I was going to say what PC and Teppy did, except I would have been busted at work. There are characters that I've read in several different Batman titles and tpbs and I STILL don't know their back story or what the deal is.

Like the ventrolquist and the dummy. Please, someone explain that to me. Obviously a bad guy, and I'm assuming slightly (or totally) insane since this is Gotham and everyone is slightly nuts.


Steph L. - Aug 26, 2004 9:25:18 am PDT #5632 of 10000
this mess was yours / now your mess is mine

I think the ventriloquist and dummy are just slightly saner than Batman, actually.


Polter-Cow - Aug 26, 2004 9:29:51 am PDT #5633 of 10000
What else besides ramen can you scoop? YOU CAN SCOOP THIS WORLD FROM DARKNESS!

Like the ventrolquist and the dummy. Please, someone explain that to me.

Ah, Scarface. I remember him from the animated series. The old guy is of course completely nuts, and as far as I can tell, Scarface is pretty much an alternate personality who speaks via his ventriloquism. I really like him/them cause it's so bizarre. I forget the ventriloquist's name, but he's so very intimidated by his dummy. I love it.


askye - Aug 26, 2004 9:41:46 am PDT #5634 of 10000
Thrive to spite them

Thanks PC!

I wasn't sure if Scarface was an alternate personality or somebody cursed into dummy form or an alien. All of them seemed possible.

While I'm at it I have a question about No Man's Land vol 1. There's a gang of men who are bald with scars and they are refered as False something or the other. I want to know what their deal is.


Polter-Cow - Aug 26, 2004 9:43:08 am PDT #5635 of 10000
What else besides ramen can you scoop? YOU CAN SCOOP THIS WORLD FROM DARKNESS!

I wasn't sure if Scarface was an alternate personality or somebody cursed into dummy form or an alien. All of them seemed possible.

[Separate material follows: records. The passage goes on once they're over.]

# hkchengrex/Cutie

Measured on AMD Instinct MI355X. Metric: frames/sec (480p, 3 objects), higher is better.
Workload: dtype bf16

## Files before the change

### cutie_amd/_lib.py

```python
import ctypes
import os

_HERE = os.path.dirname(os.path.abspath(__file__))
LIB_PATH = os.environ.get('CUTIE_AMD_LIB') or os.path.join(_HERE, 'libcutie_hip.so')
ABI_VERSION = 11
OP_STRUCT_SIZE = 256

_lib = None


class HipLibraryError(RuntimeError):
    pass


def load():
    global _lib
    if _lib is not None:
        return _lib
    if not os.path.exists(LIB_PATH):
        raise HipLibraryError(
            f'{LIB_PATH} not found: build it with `python -c "import __graft_entry__ as g; g.build()"` '
            f'(or `make -C cutie_amd/csrc`).  cutie_amd has no CPU fallback.')
    lib = ctypes.CDLL(LIB_PATH)
    lib.cutie_exec.argtypes = [ctypes.c_void_p, ctypes.c_int, ctypes.c_void_p]
    lib.cutie_exec.restype = ctypes.c_int
    lib.cutie_exec_one.argtypes = [ctypes.c_void_p, ctypes.c_void_p]
    lib.cutie_exec_one.restype = ctypes.c_int
    lib.cutie_graph_capture.argtypes = [ctypes.c_void_p, ctypes.c_int, ctypes.c_void_p]
    lib.cutie_graph_capture.restype = ctypes.c_void_p
    lib.cutie_graph_launch.argtypes = [ctypes.c_void_p, ctypes.c_void_p]
    lib.cutie_graph_launch.restype = ctypes.c_int
    lib.cutie_graph_destroy.argtypes = [ctypes.c_void_p]
    lib.cutie_graph_destroy.restype = None
    lib.cutie_time_ops.argtypes = [ctypes.c_void_p, ctypes.c_int, ctypes.c_int, ctypes.c_void_p]
    lib.cutie_time_ops.restype = ctypes.c_float
    lib.cutie_hip_last_error.argtypes = []
    lib.cutie_hip_last_error.restype = ctypes.c_char_p
    lib.cutie_hip_abi_version.restype = ctypes.c_int
    lib.cutie_op_struct_size.restype = ctypes.c_int
    lib.cutie_hip_build_flags.restype = ctypes.c_int
    if lib.cutie_hip_abi_version() != ABI_VERSION or lib.cutie_op_struct_size() != OP_STRUCT_SIZE:
        raise HipLibraryError(f'{LIB_PATH} is stale (ABI {lib.cutie_hip_abi_version()}, '
                              f'op size {lib.cutie_op_struct_size()}); rebuild it.')
    _lib = lib
    return lib


EXPORTED_SYMBOLS = ['cutie_exec', 'cutie_exec_one', 'cutie_graph_capture', 'cutie_graph_launch',
                    'cutie_graph_destroy', 'cutie_time_ops', 'cutie_hip_last_error',
                    'cutie_hip_abi_version', 'cutie_op_struct_size', 'cutie_hip_build_flags']


def has_diag_kernels():
    return bool(load().cutie_hip_build_flags() & 1)


def has_png_decode():
    return bool(load().cutie_hip_build_flags() & 2)
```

Aha. Heh. So you'd never encountered him at all. I've gotten most of my comics info from the animated serieses. They're good stuff.

Here's some info from dcuguide.com:

Incarcerated, Arnold Wesker found that a ventriloquist's dummy began to talk to him, teaching the art of ventriloquism and ultimately helping him to escape. This dummy, calling himself Scarface then became a major force in the Gotham City crime scene, particularly in drug-dealing. Wesker became the mild-mannered Ventriloquist, who seems to act at all times under Scarface's influence; it is unclear whether Wesker is evil, insane or genuinely driven by the dummy; similarly it is unclear whether Scarface is in fact, a 'real' entity. The two have encountered Batman many times, though of course, Scarface refers to him as 'Gatman' as ventriloquists can rarely pronounce the letter 'B'. Perhaps his most diabolical scheme was when Wesker disguised himself as 'the Quakemaster', claiming to have caused an earthquake which devastated Gotham and demanding millions in cash to prevent aftershocks. As ever, he was apprehended by Batman.